# chilir/spotter

Measured on AMD Instinct MI355X. Metric: images/sec RT-DETRv2-R101 640² bs32 at 1/2/4/8 MI355X; p50 /detect latency, higher is better.
Workload: dtype fp32; 1 GPU; RT-DETRv2-r101vd 640x640 batch=32/GPU preprocess+forward+postprocess; model=rtdetr_v2_r101vd, global_batch=32, image_size=640, parallelism=replicas x1

## Files before the change

### include/spotter_hip.h

```cpp
#ifndef SPOTTER_HIP_H
#define SPOTTER_HIP_H

#include <stddef.h>
#include <stdint.h>

#ifdef __cplusplus
extern "C" {
#endif

#define SP_ABI_VERSION 20

enum sp_act { SP_ACT_NONE = 0, SP_ACT_RELU = 1, SP_ACT_SILU = 2, SP_ACT_GELU = 3 };
enum sp_precision { SP_PREC_FP32 = 0, SP_PREC_BF16 = 1, SP_PREC_F32X3 = 2, SP_PREC_F32X2 = 3 };

typedef struct {
  const uint8_t* data;
  int32_t height, width;
  int32_t row_stride;
} sp_image_u8;

typedef struct {
  const float* A; int64_t lda;
  const float* A2; int64_t lda2;
  int32_t N, H, W, Cin;
// ... 72 lines not shown
} sp_conv_plan_info;
int sp_conv_plan(const sp_conv_desc* d, sp_conv_plan_info* out);
int sp_set_plan_batch(int batch, int plan_batch);

int sp_conv3x3_winograd(const sp_conv_desc* d, const uint16_t* wt_wino, int64_t wino_plane_stride, float* work,
                        int64_t work_elems, void* stream);
int sp_winograd_f23_input(const sp_conv_desc* d, float* work, int64_t work_elems, void* stream);
int sp_winograd_f23_gemm(const sp_conv_desc* d, const uint16_t* wt_wino, int64_t wino_plane_stride, float* work,
                         int64_t work_elems, void* stream);
int sp_winograd_f23_output(const sp_conv_desc* d, const float* work, int64_t work_elems, void* stream);
int sp_winograd_f43_input(const sp_conv_desc* d, float* work, int64_t work_elems, void* stream);
int sp_winograd_f43_gemm(const sp_conv_desc* d, const uint16_t* wt_wino, int64_t wino_plane_stride, float* work,
                         int64_t work_elems, void* stream);
int sp_winograd_f43_output(const sp_conv_desc* d, const float* work, int64_t work_elems, void* stream);
typedef struct {
  sp_conv_plan_info gemm;
  int32_t components;
  int32_t in_vw;
  int32_t out_vw;
  int64_t tiles;
} sp_winograd_plan_info;
int sp_winograd_plan(const sp_conv_desc* d, int wm, int64_t wino_plane_stride, int64_t work_elems,
                     sp_winograd_plan_info* out);

int sp_nchw_to_nhwc(const float* x, float* y, int n, int c, int h, int w, void* stream);
int sp_stem_conv3x3s2_nchw(const float* x, const float* wt, const float* scale, const float* shift, float* y,
                           int n, int h, int w, int cout, int act, void* stream);
int sp_stem_conv3x3s2_nchw_bf16(const float* x, const float* wt, const float* scale, const float* shift, uint16_t* y,
                                int n, int h, int w, int cout, int act, void* stream);
int sp_conv3x3_c32_bf16(const uint16_t* x, const uint16_t* w16, const float* scale, const float* shift, uint16_t* y,
                        int n, int h, int w, int cout, int act, void* stream);
int sp_conv3x3_c32(const float* x, const float* wt, const float* scale, const float* shift, float* y, int n, int h,
                   int w, int cout, int act, void* stream);
int sp_conv3x3_c64_bf16(const uint16_t* x, int64_t ldx, const uint16_t* w16, const float* scale, const float* shift,
                        uint16_t* y, int64_t ldy, const uint16_t* res, int64_t ldr, int n, int h, int w, int act,
                        void* stream);
int sp_conv3x3_c64_x3(const float* x, int64_t ldx, const uint16_t* w_planes, int64_t plane_stride, const float* scale,
                      const float* shift, float* y, int64_t ldy, int n, int h, int w, int act, void* stream);
int sp_conv3x3_c32_x3(const float* x, const uint16_t* w_planes, int64_t plane_stride, const float* scale,
                      const float* shift, float* y, int n, int h, int w, int cout, int act, void* stream);
int sp_maxpool3x3s2(const float* x, float* y, int64_t ldy, int n, int h, int w, int c, void* stream);
int sp_maxpool3x3s2_bf16(const uint16_t* x, uint16_t* y, int64_t ldy, int n, int h, int w, int c, void* stream);
int sp_avgpool2x2_ceil(const float* x, float* y, int64_t ldy, int n, int h, int w, int c, void* stream);
int sp_avgpool2x2_ceil_bf16(const uint16_t* x, uint16_t* y, int64_t ldy, int n, int h, int w, int c, void* stream);
int sp_upsample2x_nearest(const float* x, int64_t ldx, float* y, int64_t ldy, int n, int h,
                          int w, int c, void* stream);
// ... 117 lines not shown
```

### spotter_amd/_lib.py

```python
from __future__ import annotations

import ctypes as C
import os
import threading

HERE = os.path.dirname(os.path.abspath(__file__))
LIB_PATH = os.environ.get("SPOTTER_HIP_LIB", os.path.join(HERE, "libspotter_hip.so"))
ABI_VERSION = 20

vp = C.c_void_p
i32 = C.c_int32
i64 = C.c_int64
f32 = C.c_float


class SpImageU8(C.Structure):
    _fields_ = [("data", vp), ("height", i32), ("width", i32), ("row_stride", i32)]


class SpConvDesc(C.Structure):
    _fields_ = [
        ("A", vp), ("lda", i64), ("A2", vp), ("lda2", i64),
        ("N", i32), ("H", i32), ("W", i32), ("Cin", i32),
        ("KH", i32), ("KW", i32), ("stride", i32), ("pad", i32),
# ... 2 lines not shown
        ("scale", vp), ("shift", vp),
        ("row_scale", vp), ("row_period", i32),
        ("res1", vp), ("ldr1", i64),
        ("act", i32),
        ("res2", vp), ("ldr2", i64),
        ("C", vp), ("ldc", i64),
        ("out_rows_per_group", i32), ("out_group_stride", i64),
        ("workspace", vp), ("workspace_elems", i64),
        ("precision", i32), ("Wt_bf16", vp), ("wt_plane_stride", i64),
        ("ln_gamma", vp), ("ln_beta", vp), ("ln_eps", f32),
        ("A_bf16", vp),
        ("C_bf16", vp), ("res1_bf16", vp), ("res2_bf16", vp),
        ("splitk_counters", vp), ("splitk_counters_len", i64),
    ]


class SpConvPlanInfo(C.Structure):
    _fields_ = [(f, i32) for f in ("family", "tile", "planes", "generic", "a_bf16", "fast_1x1", "epilogue", "splits",
                                   "counters")]


class SpWinogradPlanInfo(C.Structure):
    _fields_ = [("gemm", SpConvPlanInfo), ("components", i32), ("in_vw", i32), ("out_vw", i32), ("tiles", i64)]


class SpMsdaDesc(C.Structure):
    _fields_ = [
        ("value", vp), ("ld_value", i64), ("value_col", i32),
        ("off_aw", vp), ("ld_off_aw", i64),
        ("ref", vp),
        ("out", vp), ("ld_out", i64),
        ("B", i32), ("S", i32), ("Q", i32), ("heads", i32), ("head_dim", i32),
        ("levels", i32), ("points", i32),
        ("level_h", i32 * 4), ("level_w", i32 * 4), ("level_start", i32 * 4),
        ("offset_scale", f32),
        ("value_bf16", vp),
    ]


class SpJpegLayout(C.Structure):
    _fields_ = [
        ("width", i32), ("height", i32), ("ncomp", i32), ("color", i32), ("progressive", i32),
        ("max_h", i32), ("max_v", i32), ("h", i32 * 3), ("v", i32 * 3), ("bw", i32 * 3), ("bh", i32 * 3),
        ("block_off", i64 * 3), ("total_blocks", i64), ("plane_off", i64 * 3), ("plane_bytes", i64),
        ("quant", (C.c_uint16 * 64) * 3),
    ]
# ... 47 lines not shown

_SIGS = {
    "sp_abi_version": (i32, []),
    "sp_build_flags": (i32, []),
    "sp_bounds_report": (i64, [C.c_char_p, i64]),
    "sp_last_error": (C.c_char_p, []),
    "sp_device_init": (i32, [i32]),
    "sp_shutdown": (i32, []),
    "sp_preprocess_u8": (i32, [C.POINTER(SpImageU8), i32, i32, i32, vp, vp]),
    "sp_conv2d": (i32, [C.POINTER(SpConvDesc), vp]),
    "sp_set_conv_config": (i32, [i32]),
    "sp_set_splitk_config": (i32, [i32, i32, i32]),
    "sp_set_tuning": (i32, [i32, i32]),
    "sp_set_plan_batch": (i32, [i32, i32]),
    "sp_conv_plan": (i32, [C.POINTER(SpConvDesc), C.POINTER(SpConvPlanInfo)]),
    "sp_winograd_plan": (i32, [C.POINTER(SpConvDesc), i32, i64, i64, C.POINTER(SpWinogradPlanInfo)]),
    "sp_conv3x3_winograd": (i32, [C.POINTER(SpConvDesc), vp, i64, vp, i64, vp]),
    "sp_winograd_f23_input": (i32, [C.POINTER(SpConvDesc), vp, i64, vp]),
    "sp_winograd_f23_gemm": (i32, [C.POINTER(SpConvDesc), vp, i64, vp, i64, vp]),
    "sp_winograd_f23_output": (i32, [C.POINTER(SpConvDesc), vp, i64, vp]),
    "sp_winograd_f43_input": (i32, [C.POINTER(SpConvDesc), vp, i64, vp]),
    "sp_winograd_f43_gemm": (i32, [C.POINTER(SpConvDesc), vp, i64, vp, i64, vp]),
    "sp_winograd_f43_output": (i32, [C.POINTER(SpConvDesc), vp, i64, vp]),
    "sp_nchw_to_nhwc": (i32, [vp, vp, i32, i32, i32, i32, vp]),
    "sp_stem_conv3x3s2_nchw": (i32, [vp, vp, vp, vp, vp, i32, i32, i32, i32, i32, vp]),
    "sp_maxpool3x3s2": (i32, [vp, vp, i64, i32, i32, i32, i32, vp]),
    "sp_avgpool2x2_ceil": (i32, [vp, vp, i64, i32, i32, i32, i32, vp]),
    "sp_maxpool3x3s2_bf16": (i32, [vp, vp, i64, i32, i32, i32, i32, vp]),
    "sp_avgpool2x2_ceil_bf16": (i32, [vp, vp, i64, i32, i32, i32, i32, vp]),
    "sp_stem_conv3x3s2_nchw_bf16": (i32, [vp, vp, vp, vp, vp, i32, i32, i32, i32, i32, vp]),
    "sp_conv3x3_c32_bf16": (i32, [vp, vp, vp, vp, vp, i32, i32, i32, i32, i32, vp]),
    "sp_conv3x3_c32": (i32, [vp, vp, vp, vp, vp, i32, i32, i32, i32, i32, vp]),
    "sp_conv3x3_c64_bf16": (i32, [vp, i64, vp, vp, vp, vp, i64, vp, i64, i32, i32, i32, i32, vp]),
    "sp_conv3x3_c64_x3": (i32, [vp, i64, vp, i64, vp, vp, vp, i64, i32, i32, i32, i32, vp]),
    "sp_conv3x3_c32_x3": (i32, [vp, vp, i64, vp, vp, vp, i32, i32, i32, i32, i32, vp]),
    "sp_upsample2x_nearest": (i32, [vp, i64, vp, i64, i32, i32, i32, i32, vp]),
    "sp_layernorm": (i32, [vp, i64, vp, vp, vp, i64, i32, i32, f32, vp]),
    "sp_layernorm_bf16": (i32, [vp, i64, vp, vp, vp, i64, i32, i32, f32, vp]),
    "sp_attention": (i32, [vp, i64, vp, i64, vp, i64, vp, i64, i32, i32, i32, i32, f32, vp]),
    "sp_attention_bf16": (i32, [vp, i64, vp, i64, vp, i64, vp, i64, i32, i32, i32, i32, f32, vp]),
    "sp_msda": (i32, [C.POINTER(SpMsdaDesc), vp]),
    "sp_topk_rows": (i32, [vp, i64, i32, i32, i32, i32, i32, vp, vp, vp]),
    "sp_rowmax": (i32, [vp, i64, i64, i32, vp, vp]),
    "sp_gather_rows": (i32, [vp, i64, i32, vp, i32, i32, i32, vp, i64, vp]),
    "sp_ref_init": (i32, [vp, i64, vp, vp, i32, i32, vp, vp]),
    "sp_box_refine": (i32, [vp, i64, vp, i32, vp]),
# ... 56 lines not shown
```

### spotter_amd/csrc/winograd.hip

```cpp
#include <cstdlib>
#include "conv_plan.h"
#include "mfma16_common.h"

namespace sp {
namespace {

typedef float v4f __attribute__((ext_vector_type(4)));

__device__ __forceinline__ float4 ld_nt(const float* p) {
  const v4f v = __builtin_nontemporal_load(reinterpret_cast<const v4f*>(p));
  return make_float4(v.x, v.y, v.z, v.w);
}
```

WHAT THE TASK ASKS:
Go through the material above, find each line with the string "SpWinogradPlanInfo", and copy it.

OUTPUT BELOW:
class SpWinogradPlanInfo(C.Structure):
    "sp_winograd_plan": (i32, [C.POINTER(SpConvDesc), i32, i64, i64, C.POINTER(SpWinogradPlanInfo)]),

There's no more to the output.